Greece retroactively inserted CACs into its domestic bonds to enable a successful swap in March, but still has 6.4 billion euros of foreign law bonds, the terms of which can't be altered.

Some of these will have been tendered in the new buyback, but many hedge funds say they plan to hold on to their Greek debt in expectation they will be repaid at par later.

Analysts at JP Morgan advised Greece prior to the buyback to enforce its CACs, estimating that by doing so debt relief would be double what it would get if it allowed some creditors to hold out.

If the swap is voluntary, "the burden of achieving the 30 billion euro participation will likely fall mostly on Greek banks, and expectations will rise that the remaining bond holders will eventually be paid in full," JPM said in a note.

That happened last May when Greece, spooked by the prospect of lengthy legal battles, paid 435 million euros to bondholders who had refused to exchange during an earlier swap.

CACs have been included for nearly a decade on sovereign bonds issued on international markets -- a 2008 Duke University study found them in over 90 percent of bonds under U.S. law.

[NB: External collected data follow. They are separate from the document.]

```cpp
template <int HE, int NT, int MODE>
static int launch_fwd(const bf16* qkv, bf16* o, float* lse, int B, int H, int S, float scale, hipStream_t st) {
  const void* z = attn_zeros();
  if (!z) return -5;
  hipLaunchKernelGGL((vg_attn_fwd_kernel<HE, NT, MODE == 1, MODE == 2>), dim3(attn_grid(B, H)), dim3(64 * NT), 0, st, qkv, o, lse, B, S, H, scale, z);
  return (int)hipGetLastError();
}
template <int HE, int NT, int MODE>
static int launch_bwd(const bf16* qkv, const bf16* o, const bf16* d_o, const float* lse, bf16* dqkv, int B, int H,
                      int S, float scale, hipStream_t st) {
  const void* z = attn_zeros();
  if (!z) return -5;
#ifndef VG_ATTN_BWD_4IMG
  if constexpr (MODE != 1 && NT == 5) {
    hipLaunchKernelGGL((vg_attn_bwd2_kernel<HE, NT, MODE == 2>), dim3(attn_grid(B, H)), dim3(64 * NT), 0, st, qkv, o, d_o, lse, dqkv, B, S, H, scale, z);
    return (int)hipGetLastError();
  }
#endif
  hipLaunchKernelGGL((vg_attn_bwd_kernel<HE, NT, MODE == 1, MODE == 2>), dim3(attn_grid(B, H)), dim3(64 * NT), 0, st, qkv, o, d_o, lse, dqkv, B, S, H, scale, z);
  return (int)hipGetLastError();
}

#define VG_ATTN_BY_NT(FN, HE_, MODE_, ...) return small ? FN<HE_, 2, MODE_>(__VA_ARGS__) : FN<HE_, 5, MODE_>(__VA_ARGS__)
#define VG_ATTN_BY_MODE(FN, HE_, ...)                                  \
  do {                                                                 \
    if (mode == 0) { VG_ATTN_BY_NT(FN, HE_, 0, __VA_ARGS__); }         \
    if (mode == 1) { VG_ATTN_BY_NT(FN, HE_, 1, __VA_ARGS__); }         \
    VG_ATTN_BY_NT(FN, HE_, 2, __VA_ARGS__);                            \
  } while (0)
#define VG_ATTN_DISPATCH(FN, ...)                                      \
  do {                                                                 \
    if (S < 1 || S > 80 || B < 1 || H < 1) return -2;                  \
    if (mode < 0 || mode > 2) return -4;                               \
    const bool small = (S <= 32);                                      \
    if (HE == 96) VG_ATTN_BY_MODE(FN, 96, __VA_ARGS__);                \
    if (HE == 64) VG_ATTN_BY_MODE(FN, 64, __VA_ARGS__);                \
    if (HE == 32) VG_ATTN_BY_MODE(FN, 32, __VA_ARGS__);                \
    return -3;                                                         \
  } while (0)
int vg_attn_fwd_launch(const bf16* qkv, bf16* o, float* lse, int B, int H, int S, int HE, float scale, int mode, hipStream_t st) {
  if (mode == 0 && S > VG_SHORT_MAX_S && S <= VG_ATTN_LONG_MAX_S) return vg_attn_long_fwd_launch(qkv, o, lse, B, H, S, HE, scale, st);
  VG_ATTN_DISPATCH(launch_fwd, qkv, o, lse, B, H, S, scale, st);
}
int vg_attn_bwd_launch(const bf16* qkv, const bf16* o, const bf16* d_o, const float* lse, bf16* dqkv, int B, int H,
                       int S, int HE, float scale, int mode, hipStream_t st) {
  if (mode == 0 && S > VG_SHORT_MAX_S && S <= VG_ATTN_LONG_MAX_S) return vg_attn_long_bwd_launch(qkv, o, d_o, lse, dqkv, B, H, S, HE, scale, st);
  VG_ATTN_DISPATCH(launch_bwd, qkv, o, d_o, lse, dqkv, B, H, S, scale, st);
}

template <int HE, int KMAX>
__global__ __launch_bounds__(64) void vg_attn_cls_fwd_kernel(const bf16* __restrict__ qkv, bf16* __restrict__ o_cls, float* __restrict__ lse_cls,
                                                             int B, int S, int H, float scale) {
  constexpr int CPR = HE / 8, RPI = 64 / CPR;
  __shared__ float q0l[HE];
  constexpr int NR = KMAX / 64;
  __shared__ float part[KMAX * CPR];
  __shared__ float pl[KMAX];
  int b, h;
  if (!attn_block(B, H, b, h)) return;
  const int lane = threadIdx.x;
  const int rr = lane / CPR, c = lane - rr * CPR;
  const bool act = rr < RPI;
  const int E = H * HE;
  const size_t ld = 3 * (size_t)E;
  const bf16* qb = qkv + (size_t)b * S * ld + h * HE;
  const bf16* kb = qb + E;
  const bf16* vb = qb + 2 * E;
  for (int d = lane; d < HE; d += 64) q0l[d] = vg_bf2f(qb[d]);
  __syncthreads();
  float qc[8];
#pragma unroll
  for (int t = 0; t < 8; ++t) qc[t] = q0l[8 * (act ? c : 0) + t];
  for (int r0 = 0; r0 < S; r0 += RPI) {
    const int r = r0 + rr;
    if (act && r < S) {
      const bf16x8 k8 = *(const bf16x8*)(kb + (size_t)r * ld + 8 * c);
      float a = 0.f;
#pragma unroll
      for (int t = 0; t < 8; ++t) a = fmaf(qc[t], vg_bf2f(k8[t]), a);
      part[r * CPR + c] = a;
// ... 174 lines not shown
```
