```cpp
#ifndef IQD_FIX_LANES
#define IQD_FIX_LANES 16
#endif
constexpr int FIX_LANES = IQD_FIX_LANES;
constexpr int FIX_SEGS = 256 / FIX_LANES;
constexpr int FIX_THREADS = FIX_LANES * FIX_SEGS;
static_assert(FIX_LANES == 16 || FIX_LANES == 32, "threads per boundary");
struct FixLds {
    uint32_t rec[(FIX_SEGS + 1) * 64];
    uint32_t y2x[FIX_SEGS][41];
};
__device__ __forceinline__ void wbfm_stream_fixup_body(const ChainLaunch &a, const StreamArgs &sa, const uint32_t block, FixLds &fl)
{
    uint32_t (&rec)[(FIX_SEGS + 1) * 64] = fl.rec;
    uint32_t (&y2x)[FIX_SEGS][41] = fl.y2x;
    const uint32_t sid0 = block * FIX_SEGS;
    const int tid = (int)threadIdx.x, sl = tid / FIX_LANES, i = tid % FIX_LANES;
    const uint32_t sid = sid0 + (uint32_t)sl;
    const StSeg sg = st_segment(a, sid < sa.n_segments ? sid : 0u, sa.n_segments);
    const bool live = sid < sa.n_segments && sg.valid && sg.tile != 0;
    float y_in = 0.f, y_end = 0.f;
    if (live && i == FIX_LANES - 1) {
        const WbfmRecord *r = a.records + (size_t)sg.li * a.tiles_per_ch;
        y_in = r[sg.tile].y_in;
        y_end = r[sg.tile - 1].y_end;
    }
    {
        const uint32_t *src = (const uint32_t *)sa.hist + ((size_t)sid0 - (sid0 ? 1 : 0)) * 64;
        const uint32_t n_avail = (sa.n_segments - sid0 < (uint32_t)FIX_SEGS ? sa.n_segments - sid0 : (uint32_t)FIX_SEGS) + (sid0 ? 1u : 0u);
        for (uint32_t k = (uint32_t)tid; k < n_avail * 64; k += FIX_THREADS) rec[k + (sid0 ? 0 : 64)] = src[k];
    }
    __syncthreads();
    const StHist &prev = *(const StHist *)&rec[sl * 64], &own = *(const StHist *)&rec[(sl + 1) * 64];
    if (live && i < 3) {
        int acc = 1 << 14;
        acc = dot2(prev.w_last[0], sa.d1p[0], acc);
        acc = dot2(prev.w_last[1], sa.d1p[1], acc);
        acc = dot2(own.w_first[0], sa.d1p[2], acc);
        acc = dot2(own.w_first[1], sa.d1p[3], acc);
        uint32_t y1[10];
#pragma unroll
        for (int k = 0; k < 4; k++) y1[k] = prev.y1_last[k];
#pragma unroll
        for (int k = 0; k < 6; k++) y1[4 + k] = own.y1_first[k];
        y1[4] = (y1[4] & 0xffff0000u) | ((uint32_t)(acc >> 15) & 0xffffu);
        int s2 = 1 << 14;
#pragma unroll
        for (int q = 0; q < 6; q++) {
            const uint32_t d = i == 0 ? y1[5 - q] : (i == 1 ? y1[7 - q] : y1[9 - q]);
            s2 = dot2(d, sa.p12p[q], s2);
        }
        ((int16_t *)&y2x[sl][20])[i] = (int16_t)(s2 >> 15);
    } else if (live) {
        for (int p = i - 3; p < 41; p += FIX_LANES - 3) {
            if (p == 20) continue;
            if (p == 21) ((int16_t *)&y2x[sl][21])[1] = (int16_t)(own.y2_first[1] >> 16);
            else y2x[sl][p] = p < 20 ? prev.y2_last[p] : own.y2_first[p - 20];
        }
    }
    if (live && i == FIX_LANES - 1 && f2u(y_in) != f2u(y_end)) {
        if (!iir_states_agree(y_in, y_end, a.params[sg.ech].wbfm_k >= 1.0f)) {
            atomicAdd(&a.counters[CNT_TILE_MISMATCH], 1u);
            atomicAdd(&a.counters[CNT_STREAM_MISMATCH], 1u);
            a.repair_flags[sg.li] = 1;
        }
    }
    __syncthreads();
    if (!live) return;
    for (int j = i; j < ST_FIX_PCM && j < sg.tlen / 32; j += FIX_LANES) {
        int s3 = 1 << 14;
#pragma unroll
        for (int q = 0; q < 20; q++) {
            const uint32_t pair = y2x[sl][20 + j - q];
            s3 = clamp_q30(dot2(pair, sa.a40p[q] & 0xffff0000u, s3));
            s3 = clamp_q30(dot2(pair, sa.a40p[q] & 0x0000ffffu, s3));
        }
        a.pcm[(size_t)sg.ch * a.pcm_stride + (sg.v0 >> 5) + j] = (int16_t)(s3 >> 15);
    }
}

}
```

rtlsdrdiags_amd/csrc/iqd_taps.h:

```cpp
#pragma once

namespace iqd {
namespace taps {

constexpr float WBFM_PRE[16] = {
    -0.0157211f, -0.0325959f, 0.0092996f, 0.0621217f, -0.0148595f, -0.0989456f, 0.1182989f, 0.4862333f,
    0.4862333f, 0.1182989f, -0.0989456f, -0.0148595f, 0.0621217f, 0.0092996f, -0.0325959f, -0.0157211f};

constexpr float WBFM_D1[8] = {0.0243699f, 0.0769537f, 0.1463572f, 0.1967096f,
                              0.1967096f, 0.1463572f, 0.0769537f, 0.0243699f};

constexpr float POST12[12] = {0.0022977f, 0.0237042f, 0.0605386f, 0.1127073f, 0.1645167f, 0.1971107f,
                              0.1971107f, 0.1645167f, 0.1127073f, 0.0605386f, 0.0237042f, 0.0022977f};
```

Emerging market countries, some of which have bought back billions of dollars of older debt and replaced it with CAC bonds, have expressed concern about the ruling's impact.

Alexandre Tombini, the central bank governor of Brazil, itself a past debt defaulter, has said the rulings against Argentina set a bad precedent.


Hedge funds, however, are excited at the prospect.

"I think you'll look back in two or three years' time on this crisis and the Argentine U.S. court decision ... will prove to be a very, very interesting juncture - a very strong strengthening of a creditor's hand and a weakening of governments," said Lee Robinson of hedge fund Altana Wealth.

Funds that specialize in buying up defaulted debt at a fraction of face value and then pursuing the issuer for repayment at face value are sometimes known as vulture funds, although they argue they are upholding creditors' rights. They can be aggressive in trying to secure payment: the two hedge funds suing Argentina recently seized a naval ship off Ghana.

Recalcitrance has been profitable in the past, with countries from Peru in 2000 to Greece in 2012 having paid holdouts rather than do battle in court.

Argentina says its own law prevents it from paying holdouts, however, making compliance with the U.S. ruling illegal.

One creditor group does still enjoy preferential treatment during restructurings, however: the official sector, including the International Monetary Fund, although rating agency Moody's notes this status is conferred by practice rather than law.

"The court ruling, which strengthens the pari passu clause in bond contracts and stipulates equal treatment of creditors, could potentially raise questions about the "senior" status of official sector lenders," Moody's said.